__What the task asks__:
Across the entries below, count the lines in which the word "npad" occurs. Reply with the count alone.

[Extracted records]
-- Opening Marker --
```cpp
int launch_sort(hipStream_t s, const MatchProblem* probs_dev, int n_probs, int cap_max, int flagged_empty, const TriItem* tri, const SolverParamsDev* tri_sp) {
    if (n_probs <= 0) return VISO_OK;
    if (cap_max > VISO_SORT_MAX) {
        viso_set_error("match_desc: more than %d queries per call is not supported by this build", VISO_SORT_MAX);
        return VISO_ERR_UNSUPPORTED;
    }
    int npad = 64;
    while (npad < cap_max) npad <<= 1;
    const int fast = npad <= VISO_SORT_FAST_MAX ? 1 : 0;
    const size_t lds = (size_t)npad * sizeof(unsigned long long) * (fast ? 2 : 1) + 16;
    if (lds > 40 * 1024)
        HIP_TRY(hipFuncSetAttribute((const void*)sort_matches_kernel, hipFuncAttributeMaxDynamicSharedMemorySize, (int)lds));
    SolverParamsDev sp{};
    if (tri && tri_sp) sp = *tri_sp;
    hipLaunchKernelGGL(sort_matches_kernel, dim3(n_probs), dim3(VISO_SORT_THREADS), lds, s, probs_dev, n_probs, npad, fast, flagged_empty,
                       tri_sp ? tri : nullptr, sp);
    HIP_TRY(hipGetLastError());
    return VISO_OK;
}

void fill_match_params(MatchParamsDev* d, const viso_match_params* h) {
    d->epi = h->enforce_epipolar != 0;
    d->second = h->enforce_2nd_best != 0;
    d->K = h->max_neighbors;
    d->_pad = 0;
    d->radius = (float)h->radius;
    if (d->radius == 0.f) d->radius = 0.f;
    d->_padf = 0;
    for (int i = 0; i < 9; ++i) d->F[i] = h->F[i];
    d->sampson_thresh = h->sampson_thresh;
    d->ratio = h->ratio_2nd_best;
}
```

### libviso_amd/csrc/match_batch.hip

```cpp
#include "common.h"
#include <stdlib.h>
#include "match_dev.h"

#define MB_THREADS 256
#define MB_WAVES 4
#define MB_QPB 64
#define MB_G 4
#define MB_SEG 128
#define MB_PAD 32
#define MB_KPCAP 512
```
-- Closing Marker --
__Completed task__:
5